The execution of this proof of concept (PoC) showcases the usefulness of the study and analysis of the social media domain.
This proof of concept demonstrates the use of text mining techniques on social media as a means to identify areas of interest in research,
specifically to gather conclusions regarding the most important topics to discuss during the ICT conference 2016.
The information to analyse is gathered from Twitter and Yammer posts concerning previous events.
DATA SOURCES
The data for the PoC is obtained directly from Twitter and Yammer. This ensures the usefulness and authenticity of the data for its analysis and classification.
Even though different APIs exist for both Twitter and Yammer, their restrictions (Twitter for example does not allow users to get tweets published before a week time lapse) make them not feasible to be used in the context of the PoC. Data is obtained manually.
Lastly, additional data extracted from one survey launched on October 2015 is incorporated. This survey’s objective was to gather information related to the topics that the people are more interested in to be part of the next ICT conference 2016 agenda.
METHODOLOGICAL APPROACH
From a methodological point of view, the main tasks that have been carried out are:
Text-mining treatment: transform the abstract of the documents into a format that serves as an input for modelling algorithms
Clustering: make homogenous groups of similar documents
Classification model: obtain the rules to classify a document in one of the categories defined
Draw conclusions from the classification of documents
TECHNICAL ARCHITECTURE
The reference architecture is a collection of building blocks which consist of a series of technologies and methodologies.

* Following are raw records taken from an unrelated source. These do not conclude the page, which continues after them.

# shayneobrien/generative-models

Hardware: AMD Instinct MI355X
Metric: images/sec (28x28 MNIST) per D+G step, NSGAN bs=256 (higher is better)
Workload: dtype f32; 1 GPU; NSGAN MNIST bs=256 fp32 per GPU (BASELINE.json configs[1]); 784-400-20 MLPs, N=50000 synthetic Bernoulli images, parity-mode RNG protocol, Adam 2e-4, D_steps=1; global_batch=256, parallelism=dp1, ranks_seen=1, gradient_exchange=none (1 rank), timing=one 2064-step timed region, cold_start_inclusive=False

## Files before the change

generative_models_amd/_lib.py:

```python
import ctypes
import os
from ctypes import POINTER, c_char_p, c_float, c_int, c_int32, c_int64, c_void_p

HERE = os.path.dirname(os.path.abspath(__file__))
LIB_PATH = os.environ.get("GM_LIB_PATH") or os.path.join(HERE, "libgm_hip.so")

GM_EINVAL = -10001
ACT_ID, ACT_RELU, ACT_SIGMOID = 0, 1, 2
ACT = {"id": ACT_ID, None: ACT_ID, "relu": ACT_RELU, "sigmoid": ACT_SIGMOID}
LOSS = {"ns": 0, "mm": 1, "w": 2, "ls": 3, "ra": 4, "fisher": 5, "f_total_variation": 6,
        "f_forward_kl": 7, "f_reverse_kl": 8, "f_pearson": 9, "f_hellinger": 10,
        "f_jensen_shannon": 11}


class Slot(ctypes.Structure):
    _fields_ = [("ctr", c_void_p), ("mul", c_int32), ("add", c_int32), ("ring", c_int32),
                ("stride", c_int64)]


def slot(ctr=0, mul=0, add=0, ring=0, stride=0):
    return Slot(ctr or None, mul, add, ring, stride)


NO_SLOT = Slot(None, 0, 0, 0, 0)
# ... 74 lines not shown


DRAW_SAMPLER, DRAW_NORMAL, DRAW_UNIFORM, DRAW_INFO = 0, 1, 2, 3
GM_EUNSUPPORTED = -10002

_P = c_void_p

_SIGNATURES = {
    "gm_version": (c_int, []),
    "gm_arch": (c_char_p, []),
    "gm_last_error": (c_char_p, []),
    "gm_tick": (c_int, [_P, _P, c_int64]),
    "gm_copy_slot_f32": (c_int, [_P, _P, Slot, _P, Slot, c_int64]),
    "gm_gather_rows": (c_int, [_P, _P, c_int64, _P, Slot, _P, c_int64, c_int, c_int]),
    "gm_linear_fwd": (c_int, [_P, _P, c_int64, Slot, _P, _P, _P, c_int64, c_int, c_int, c_int,
                              c_int]),
    "gm_linear_bwd_dx": (c_int, [_P, _P, c_int64, _P, _P, c_int64, _P, c_int64, c_int, c_int,
                                 c_int, c_int]),
    "gm_linear_bwd_dw": (c_int, [_P, _P, c_int64, _P, c_int64, Slot, _P, _P, c_int, c_int, c_int,
                                 c_int]),
    "gm_gan_loss": (c_int, [_P, c_int, c_int, _P, _P, c_int, c_int, POINTER(c_float), c_int,
                            c_float, _P, Slot, _P, _P, _P, _P]),
    "gm_gan_loss_phase": (c_int, [_P, c_int, c_int, _P, _P, c_int, c_int, POINTER(c_float), c_int,
                                  c_float, _P, Slot, _P, _P, _P, _P, c_int, _P, c_float]),
    "gm_l1_rows_dp": (c_int, [_P, _P, c_int64, _P, c_int64, c_int, c_int, c_int, c_int, _P, _P, c_int64, _P]),
    "gm_began_dloss_dp": (c_int, [_P, _P, c_int, c_int, _P, _P, Slot]),
    "gm_std_sums": (c_int, [_P, _P, c_int64, c_int, c_int, _P, _P]),
    "gm_std_from_sums": (c_int, [_P, _P, c_int64, _P]),
    "gm_adam": (c_int, [_P, _P, _P, _P, _P, c_int64, _P, Slot, ctypes.c_double, ctypes.c_double,
                        ctypes.c_double, ctypes.c_double, c_float]),
    "gm_interp": (c_int, [_P, _P, Slot, _P, c_int64, _P, c_int64, _P, c_int64, c_int, c_int]),
    "gm_gp_u": (c_int, [_P, _P, _P, c_int64, _P, _P, c_int64, c_int, c_int]),
    "gm_gp_norm": (c_int, [_P, _P, c_int64, _P, c_int64, _P, c_float, c_float, c_float, c_int,
                           c_int]),
    "gm_gp_dw2": (c_int, [_P, _P, _P, c_int64, _P, c_int64, _P, c_int, c_int]),
    "gm_bir_reparam": (c_int, [_P, _P, c_int64, _P, Slot, _P, c_int64, c_int, c_int]),
    "gm_bir_mmd": (c_int, [_P, _P, c_int64, _P, Slot, _P, _P, c_int64, c_int, c_int, c_float]),
    "gm_vae_reparam": (c_int, [_P, _P, c_int64, _P, Slot, _P, c_int64, _P, Slot, c_int, c_int]),
    "gm_vae_reparam_bwd": (c_int, [_P, _P, c_int64, _P, Slot, _P, c_int64, _P, c_int64, c_int,
                                   c_int]),
    "gm_sqerr_sigmoid_bwd": (c_int, [_P, _P, c_int64, _P, c_int64, _P, c_int64, _P, c_int, c_int]),
    "gm_sum_finalize": (c_int, [_P, _P, c_int, c_float, _P, Slot]),
    "gm_sum_finalize_tick": (c_int, [_P, _P, c_int, c_float, _P, Slot, _P]),
    "gm_sum_finalize2_tick": (c_int, [_P, _P, c_int, c_float, _P, Slot, _P, c_int, c_float, _P, Slot, _P]),
    "gm_vae_reparam_wide": (c_int, [_P, _P, c_int64, _P, Slot, _P, c_int64, _P, c_int, c_int, c_int]),
    "gm_vae_bwd_mid": (c_int, [_P, _P, c_int64, _P, _P, c_int64, _P, Slot, _P, c_int64, _P, _P, c_int64, _P, c_int64,
                               c_int, c_int, c_int]),
    "gm_vae_reparam_fwd": (c_int, [_P, _P, c_int64, _P, Slot, _P, c_int64, _P, c_int, c_int, c_int, _P, _P, _P,
                                   c_int64, c_int, c_int]),
    "gm_linear_bwd_dw_adam": (c_int, [_P, _P, c_int64, _P, c_int64, Slot, _P, _P, c_int, c_int, c_int,
                                      _P, _P, _P, _P, _P, _P, _P, Slot, ctypes.c_double,
                                      ctypes.c_double, ctypes.c_double, ctypes.c_double, c_float]),
    "gm_linear_fwd_interp": (c_int, [_P, _P, c_int64, Slot, _P, _P, _P, c_int64, c_int, c_int, c_int, c_int,
                                     _P, Slot, _P, c_int64, _P, c_int64, c_int]),
    "gm_linear_fwd_gather": (c_int, [_P, _P, c_int64, Slot, _P, _P, _P, c_int64, c_int, c_int, c_int,
                                     c_int, _P, c_int64, _P, Slot, _P, c_int64, c_int, c_int]),
    "gm_linear_fwd_gather_bits": (c_int, [_P, _P, c_int64, Slot, _P, _P, _P, c_int64, c_int, c_int, c_int,
                                          c_int, _P, c_int, c_int64, _P, Slot, _P, c_int64, c_int, c_int]),
    "gm_gather_rows_bits": (c_int, [_P, _P, c_int, c_int64, _P, Slot, _P, c_int64, c_int, c_int]),
    "gm_linear_bwd_dx_head": (c_int, [_P, _P, c_int64, _P, _P, c_int64, _P, c_int64, c_int, c_int,
                                      c_int, c_int, POINTER(HeadBwdArgs)]),
    "gm_linear_bwd_dx_head_fold": (c_int, [_P, _P, c_int64, _P, _P, c_int64, _P, c_int64, c_int, c_int,
                                           c_int, c_int, POINTER(HeadBwdArgs), POINTER(HeadFoldArgs)]),
    "gm_linear_fwd_sqerr": (c_int, [_P, _P, c_int64, _P, _P, _P, c_int64, c_int, c_int, c_int, _P, c_int64,
                                    _P, c_int64, _P, c_int64]),
    "gm_linear_bwd_dx_reparam": (c_int, [_P, _P, c_int64, _P, _P, c_int64, c_int, c_int, c_int, _P, c_int64,
                                         _P, Slot, _P, c_int64]),
    "gm_linear_fwd_headpart": (c_int, [_P, _P, c_int64, Slot, _P, _P, _P, c_int64, c_int, c_int, c_int, c_int,
                                       _P, _P, _P, c_int64, _P]),
    "gm_linear_bwd_dw_adam_head_fold": (c_int, [_P, _P, c_int64, _P, c_int64, Slot, _P, _P, c_int, c_int,
                                                c_int, _P, _P, _P, _P, _P, _P, _P, Slot, ctypes.c_double,
                                                ctypes.c_double, ctypes.c_double, ctypes.c_double, c_float,
                                                POINTER(HeadBwdArgs), POINTER(HeadFoldArgs)]),
    "gm_gather_rows_bits_packed": (c_int, [_P, _P, c_int, c_int64, _P, Slot, _P, c_int]),
    "gm_linear_fwd_gather_bits_packed": (c_int, [_P, _P, c_int64, Slot, _P, _P, _P, c_int64, c_int, c_int, c_int,
                                                 c_int, _P, c_int, c_int64, _P, Slot, _P, c_int]),
    "gm_linear_fwd_headpart_bits": (c_int, [_P, _P, c_int64, Slot, _P, _P, _P, c_int64, c_int, c_int, c_int, c_int,
                                            _P, _P, _P, c_int64, _P, _P, c_int, c_int]),
    "gm_linear_bwd_dw_adam_head_fold_bits": (c_int, [_P, _P, c_int64, _P, c_int64, Slot, _P, _P, c_int, c_int,
                                                     c_int, _P, _P, _P, _P, _P, _P, _P, Slot, ctypes.c_double,
                                                     ctypes.c_double, ctypes.c_double, ctypes.c_double, c_float,
                                                     POINTER(HeadBwdArgs), POINTER(HeadFoldArgs), _P, c_int, c_int]),
    "gm_linear_bwd_dw_adam_pair": (c_int, [_P, POINTER(DwAdamArgs), POINTER(DwAdamArgs)]),
    "gm_linear_bwd_dw_adam_pair_finalize": (c_int, [_P, POINTER(DwAdamArgs), POINTER(DwAdamArgs),
                                                    POINTER(Finalize2Args)]),
    "gm_linear_bwd_dw_adam_head": (c_int, [_P, _P, c_int64, _P, c_int64, Slot, _P, _P, c_int, c_int,
                                           c_int, _P, _P, _P, _P, _P, _P, _P, Slot, ctypes.c_double,
                                           ctypes.c_double, ctypes.c_double, ctypes.c_double, c_float,
                                           POINTER(HeadBwdArgs)]),
    "gm_linear_bwd_dw_adam_head_ex": (c_int, [_P, _P, c_int64, _P, c_int64, Slot, _P, _P, c_int, c_int,
                                              c_int, _P, _P, _P, _P, _P, _P, _P, Slot, ctypes.c_double,
                                              ctypes.c_double, ctypes.c_double, ctypes.c_double, c_float,
                                              POINTER(HeadBwdArgs), c_int]),
    "gm_gp_dw2_store": (c_int, [_P, _P, _P, c_int64, _P, c_int64, _P, c_int, c_int]),
    "gm_head_gp": (c_int, [_P, _P, c_int64, _P, _P, _P, _P, c_int64, c_int, c_int]),
    "gm_head_bwd_fused": (c_int, [_P, _P, c_int64, _P, _P, _P, _P, _P, c_int64, _P, _P, _P, Slot,
                                  c_float, c_int, c_int, c_int, c_int, _P, _P, _P, _P, _P, Slot,
                                  ctypes.c_double, ctypes.c_double, ctypes.c_double,
                                  ctypes.c_double, c_float, _P]),
    "gm_head_fwd_loss": (c_int, [_P, c_int, c_int, _P, c_int64, _P, _P, c_int, c_int, c_int,
                                 POINTER(c_float), c_int, c_float, _P, _P, _P, _P, _P, c_int64]),
    "gm_head_fwd_loss_final": (c_int, [_P, c_int, c_int, _P, c_int64, _P, _P, c_int, c_int, c_int,
                                       POINTER(c_float), c_int, c_float, _P, _P, _P, _P, _P, c_int64,
                                       _P, Slot, _P, _P]),
    "gm_head_bwd": (c_int, [_P, _P, c_int64, _P, _P, _P, _P, c_int64, _P, _P, _P, Slot, c_float,
                            c_int, c_int, c_int]),
    "gm_clock_probe": (c_int, [_P, c_int, _P, _P]),
    "gm_stream_create": (c_int, [POINTER(c_void_p)]),
    "gm_stream_destroy": (c_int, [_P]),
    "gm_stream_wait_event": (c_int, [_P, _P]),
    "gm_l1_rows": (c_int, [_P, _P, c_int64, _P, c_int64, c_int, c_int, c_int, _P, _P, c_int64, _P]),
    "gm_began_dloss": (c_int, [_P, _P, c_int, _P, _P, Slot]),
    "gm_began_update": (c_int, [_P, _P, _P, _P, c_float, c_float, c_int64, _P]),
    "gm_adam_scaled": (c_int, [_P, _P, _P, _P, _P, c_int64, _P, Slot, ctypes.c_double, ctypes.c_double,
                               ctypes.c_double, ctypes.c_double, c_float, _P]),
    "gm_linear_bwd_dx_add": (c_int, [_P, _P, c_int64, _P, _P, c_int64, _P, c_int64, c_int, c_int,
                                     c_int, c_int, _P, c_int64, c_float]),
    "gm_std_all": (c_int, [_P, _P, c_int64, c_int, c_int, _P, _P]),
    "gm_dragan_xhat": (c_int, [_P, _P, c_int64, _P, Slot, _P, Slot, _P, c_float, _P, c_int64, c_int,
                               c_int]),
    "gm_dragan_rows": (c_int, [_P, _P, _P, c_int64, _P, c_int64, _P, _P, c_float, c_float, c_float,
                               c_int, c_int]),
    "gm_dragan_head_bwd": (c_int, [_P, _P, c_int64, _P, c_int64, _P, _P, _P, _P, _P, c_int64, c_int,
                                   c_int]),
    "gm_fisher_commit": (c_int, [_P, _P]),
    "gm_dragan_head_bwd_store": (c_int, [_P, _P, c_int64, _P, c_int64, _P, _P, _P, _P, _P, c_int64, c_int,
                                   c_int]),
    "gm_info_q_loss": (c_int, [_P, _P, c_int64, _P, Slot, c_int64, c_int, c_int, c_int, c_int, c_float,
                               _P, c_int64, _P, Slot]),
    "gm_info_q_loss_dp": (c_int, [_P, _P, c_int64, _P, Slot, c_int64, c_int, c_int, c_int, c_int, c_int, c_float,
                                  _P, c_int64, _P, Slot]),
    "gm_act_bwd": (c_int, [_P, _P, _P, _P, c_int64, c_int]),
    "gm_randperm_prefix": (c_int, [ctypes.c_uint64, c_int64, c_int, _P]),
    "gm_mt19937_skip": (c_int, [_P, c_int64, ctypes.c_uint64]),
    "gm_comm_create": (c_int, [c_int, c_int, c_int64, POINTER(c_void_p), _P]),
    "gm_comm_connect": (c_int, [_P, _P]),
    "gm_comm_destroy": (c_int, [_P]),
    "gm_comm_error": (c_int, [_P, POINTER(c_int)]),
    "gm_comm_info": (c_int, [_P, POINTER(c_int)]),
    "gm_rccl_available": (c_int, []),
    "gm_rccl_unique_id": (c_int, [_P]),
    "gm_rccl_comm_create": (c_int, [c_int, c_int, _P, POINTER(c_void_p)]),
    "gm_rccl_allreduce_f32": (c_int, [_P, _P, _P, c_int64]),
    "gm_rccl_comm_destroy": (c_int, [_P]),
    "gm_comm_set_exchange": (c_int, [_P, c_int]),
    "gm_comm_set_max_blocks": (c_int, [_P, c_int]),
    "gm_comm_set_wait_seconds": (c_int, [_P, ctypes.c_double]),
    "gm_comm_buffer": (c_int, [_P, POINTER(c_void_p), POINTER(c_int64)]),
    "gm_allreduce_f32": (c_int, [_P, _P, _P, c_int64]),
    "gm_allreduce_adam_f32": (c_int, [_P, _P, _P, c_int64, _P, _P, _P, _P, Slot, ctypes.c_double,
                                      ctypes.c_double, ctypes.c_double, ctypes.c_double, c_float, _P]),
    "gm_allreduce_scalars": (c_int, [_P, _P, _P, c_int]),
    "gm_stage_in": (c_int, [_P, POINTER(StageSeg), c_int, Slot, c_int]),
    "gm_stage_in_gated": (c_int, [_P, POINTER(StageSeg), c_int, Slot, c_int, _P, Slot, ctypes.c_double, _P,
                                  c_int]),
    "gm_host_device_ptr": (c_int, [_P, POINTER(c_void_p)]),
    "gm_host_replay": (c_int, [_P, c_int64, POINTER(DrawOp), c_int, c_int]),
    "gm_host_replay_threads": (c_int, [c_int]),
    "gm_numpy_legacy_normal_f32": (c_int, [_P, _P, _P, _P, ctypes.c_double, ctypes.c_double, c_int64, _P, c_int]),
    "gm_fill_submit": (c_int64, [_P, c_int64, POINTER(DrawOp), c_int, c_int, _P, c_int64]),
    "gm_fill_wait": (c_int, [c_int64]),
    "gm_fill_completed": (c_int64, []),
    "gm_fill_reset": (c_int, []),
    "gm_host_replay_flavour": (c_int, [c_int]),
    "gm_graph_begin": (c_int, [_P]),
    "gm_graph_end": (c_int, [_P, POINTER(c_void_p)]),
# ... 61 lines not shown
```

NTT DATA and everis Big Data Reference Architecture is composed of 2 levels:
1. Layer: is a group of building blocks which have the same technology/methodology. There are 8 layers that are categorized
for all technologies/methodologies important for the BIG DATA Architecture.
2. Building Blocks: each one represents a technology/methodology. There are 38 building blocks in the BIG DATA Architecture.
Over the base Big Data Architecture the blocks that have been used in the PoC for each layer have been highlighted.